Collect (for those to be ordained):

Almighty God, the giver of all good gifts,
by your Holy Spirit you have appointed
various orders of ministry in the Church:
Look with mercy on your servants now called to be
deacons and priests;
maintain them in truth and renew them in holiness,
that by word and good example they may faithfully serve you
to the glory of your name
and the benefit of your Church;
through the merits of our Saviour Jesus Christ.

Last Friday morning, in the immediate aftermath of the curacy rounds, more than one of you was awakened by the words of this collect as we prayed it in the chapel at the end of the Litany, and realised: “These words are about me!”

This afternoon, I want to spend some time with you discussing what it is to be a deacon – not what it is to be a good student, to pass your exams, to get a good B.Th. degree, to be sure that you’ve found the right parish for your first curacy … And so on.

I simply want us to talk about what it is to be and to do – to be ordained as a deacon, and to do the work of a deacon.

Because we are celebrating Candlemas today – the Feast of the Presentation – at our Community Eucharist, I thought it might be appropriate first of all to look at TS Eliot’s poem, ‘A Song for Simeon.’

For in many ways, Simeon is a model for the ministry of a deacon. He is righteous and devout, and having listened to God’s call and trusted in God’s promises, he waits for years – he must at some stage have thought too many years – in the Temple (Luke 2: 22-35).

You have been waiting for some years now, responding to God’s call and waiting for the fulfilment of his promises. And as deacons, you will be charged with presenting Christ to the world – in your preaching and proclamation, in assisting in the sacramental ministry of the Church at Baptisms and at the Eucharist, and in your pastoral and parochial ministry.

A Song for Simeon

Lord, the Roman hyacinths are blooming in bowls and
The winter sun creeps by the snow hills;
The stubborn season has made stand.
My life is light, waiting for the death wind,
Like a feather on the back of my hand.
Dust in sunlight and memory in corners
Wait for the wind that chills towards the dead land.

Grant us thy peace.
I have walked many years in this city,
Kept faith and fast, provided for the poor,
Have given and taken honour and ease.
There never went any rejected from my door.
Who shall remember my house, where shall live my children’s children
When the time of sorrow is come?
They will take to the goat’s path, and the fox’s home,
Fleeing from the foreign faces and the foreign swords.
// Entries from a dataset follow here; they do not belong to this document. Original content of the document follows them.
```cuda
void launch_literal(const Plan *plan, const LitDevParams &p, int sm_count, cudaStream_t s)
{
    constexpr int UNROLL = 4;
    static std::once_flag once;
    std::call_once(once, [] {
        g_occ[0] = occupancy(k_lit_aligned4<false, UNROLL>);
        g_occ[1] = occupancy(k_lit_aligned4<true, UNROLL>);
        g_occ[2] = occupancy(k_lit_window4<false, false, UNROLL>);
        g_occ[3] = occupancy(k_lit_window4<true, false, UNROLL>);
        g_occ[4] = occupancy(k_lit_window4<false, true, UNROLL>);
        g_occ[5] = occupancy(k_lit_window4<true, true, UNROLL>);
    });
    const uint64_t groups = p.group_end > p.group_begin ? p.group_end - p.group_begin : 0;
    const uint64_t tile = 256ull * UNROLL;
    uint64_t tiles = (groups + tile - 1) / tile;
    if (tiles == 0) tiles = 1;
    const bool folded = plan->fold != 0xFFFFFFFFu, masked = plan->win_mask != 0xFFFFFFFFu;
    const int which = plan->filter == FILTER_WINDOW4 ? 2 + (folded ? 1 : 0) + (masked ? 2 : 0) : (folded ? 1 : 0);
    uint64_t resident = (uint64_t)sm_count * g_occ[which];
    const unsigned grid = (unsigned)(tiles < resident ? tiles : resident);
    if (which == 2)
        k_lit_window4<false, false, UNROLL><<<grid, 256, 0, s>>>(p);
    else if (which == 3)
        k_lit_window4<true, false, UNROLL><<<grid, 256, 0, s>>>(p);
    else if (which == 4)
        k_lit_window4<false, true, UNROLL><<<grid, 256, 0, s>>>(p);
    else if (which == 5)
        k_lit_window4<true, true, UNROLL><<<grid, 256, 0, s>>>(p);
    else if (which == 1)
        k_lit_aligned4<true, UNROLL><<<grid, 256, 0, s>>>(p);
    else
        k_lit_aligned4<false, UNROLL><<<grid, 256, 0, s>>>(p);
    count_launch();
}

}
```

Measured before the change: 3118.

## Give each warp a contiguous tile and take the next word from the neighbour lane

The window4 scan kernel now assigns each warp a contiguous run of 32*UNROLL groups instead of interleaving by block width. Each lane's following word comes from a rotate shuffle of the neighbour's vector, so only lane 0 issues one extra predicated load per tile instead of lane 31 issuing one per unroll step. The masked variant skips that load and does a cheap cross-boundary check on lane 31, loading the next word only on a possible partial match. Separately, the result copy to the host moves onto a separate finish stream gated by an event, and the synchronous path now waits on that event too. Together these aim to cut redundant loads and let the device-to-host copy overlap the next scan, at the cost of extra event and stream bookkeeping.

Result: no change. 3135 (median of 6 runs) (+0.6%).

```diff
diff --git a/krep_b200/csrc/engine.cu b/krep_b200/csrc/engine.cu
--- a/krep_b200/csrc/engine.cu
+++ b/krep_b200/csrc/engine.cu
@@ -723,8 +723,11 @@
     k_finish<<<PACK_KEYS / FIN_KEYS, FIN_THREADS, 0, stream>>>(slot_counter(E, slot), E.d_list[slot], E.key_cap, E.d_pack[slot],
                                                                  (want_sort && E.d_list[slot]) ? 1 : 0);
     CK(cudaGetLastError());
-    CK(cudaMemcpyAsync(E.h_pack[slot], E.d_pack[slot], (want_sort ? PACK_KEYS + 1 : 1) * sizeof(uint64_t), cudaMemcpyDeviceToHost, stream));
-    CK(cudaEventRecord(E.ev_done[slot], stream));
+    CK(cudaEventRecord(E.ev_scanned[slot], stream));
+    CK(cudaStreamWaitEvent(E.fin_stream, E.ev_scanned[slot], 0));
+    CK(cudaMemcpyAsync(E.h_pack[slot], E.d_pack[slot], (want_sort ? PACK_KEYS + 1 : 1) * sizeof(uint64_t), cudaMemcpyDeviceToHost,
+                       E.fin_stream));
+    CK(cudaEventRecord(E.ev_done[slot], E.fin_stream));
     count_launch();
     E.counter_clean[slot] = true;
     return 0;
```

Before the time of cords and scourges and lamentation
Grant us thy peace.
Before the stations of the mountain of desolation,
Before the certain hour of maternal sorrow,
Now at this birth season of decease,
Let the Infant, the still unspeaking and unspoken Word,
Grant Israel’s consolation
To one who has eighty years and no to-morrow.

According to thy word.
They shall praise Thee and suffer in every generation
With glory and derision,
Light upon light, mounting the saints’ stair.
Not for me the martyrdom, the ecstasy of thought and prayer,
Not for me the ultimate vision.
Grant me thy peace.
(And a sword shall pierce thy heart,
Thine also).
I am tired with my own life and the lives of those after me,
I am dying in my own death and the deaths of those after me.
Let thy servant depart,
Having seen thy salvation.

T.S. Eliot (1888-1965)

Archbishop John Neill (centre) and Dean Dermot Dunne (left) with three deacons before their ordination in Christ Church Cathedral: the Revd Stephen Farrell, the Revd Anne Marie O’Farrell and the Revd Robert Lawson

To the point of being boring, I’ve told you many times before of my two favourite T-shirt slogans: “To be is to do – Plato; to do is to be – Socrates; Do be Do be Do – Frank Sinatra.” And: “Three good reasons for being a teacher – June, July and August.”

Well, I’m afraid that the second one is going to be meaningless to most of you this summer as you face ordination as deacons in May or June, and then are expected to hit the ground running as curates during the months of June, July and August.

But which is going to be must overwhelming for you: The tasks you are facing this summer? Or the day of ordination as deacon itself?

Here we may be preparing you for many of the tasks you face in terms of vocation or profession. But while you have a good general idea of what to expect over the next three years as curates, you probably have little expectation yet about what is going to happen on the day of ordination itself.

Sometimes at ordinations I find that deacons are surprised – even shocked – by the gravity of the challenge on those awesome occasions. And so too are their friends and families when they hear what deacons are being ordained for.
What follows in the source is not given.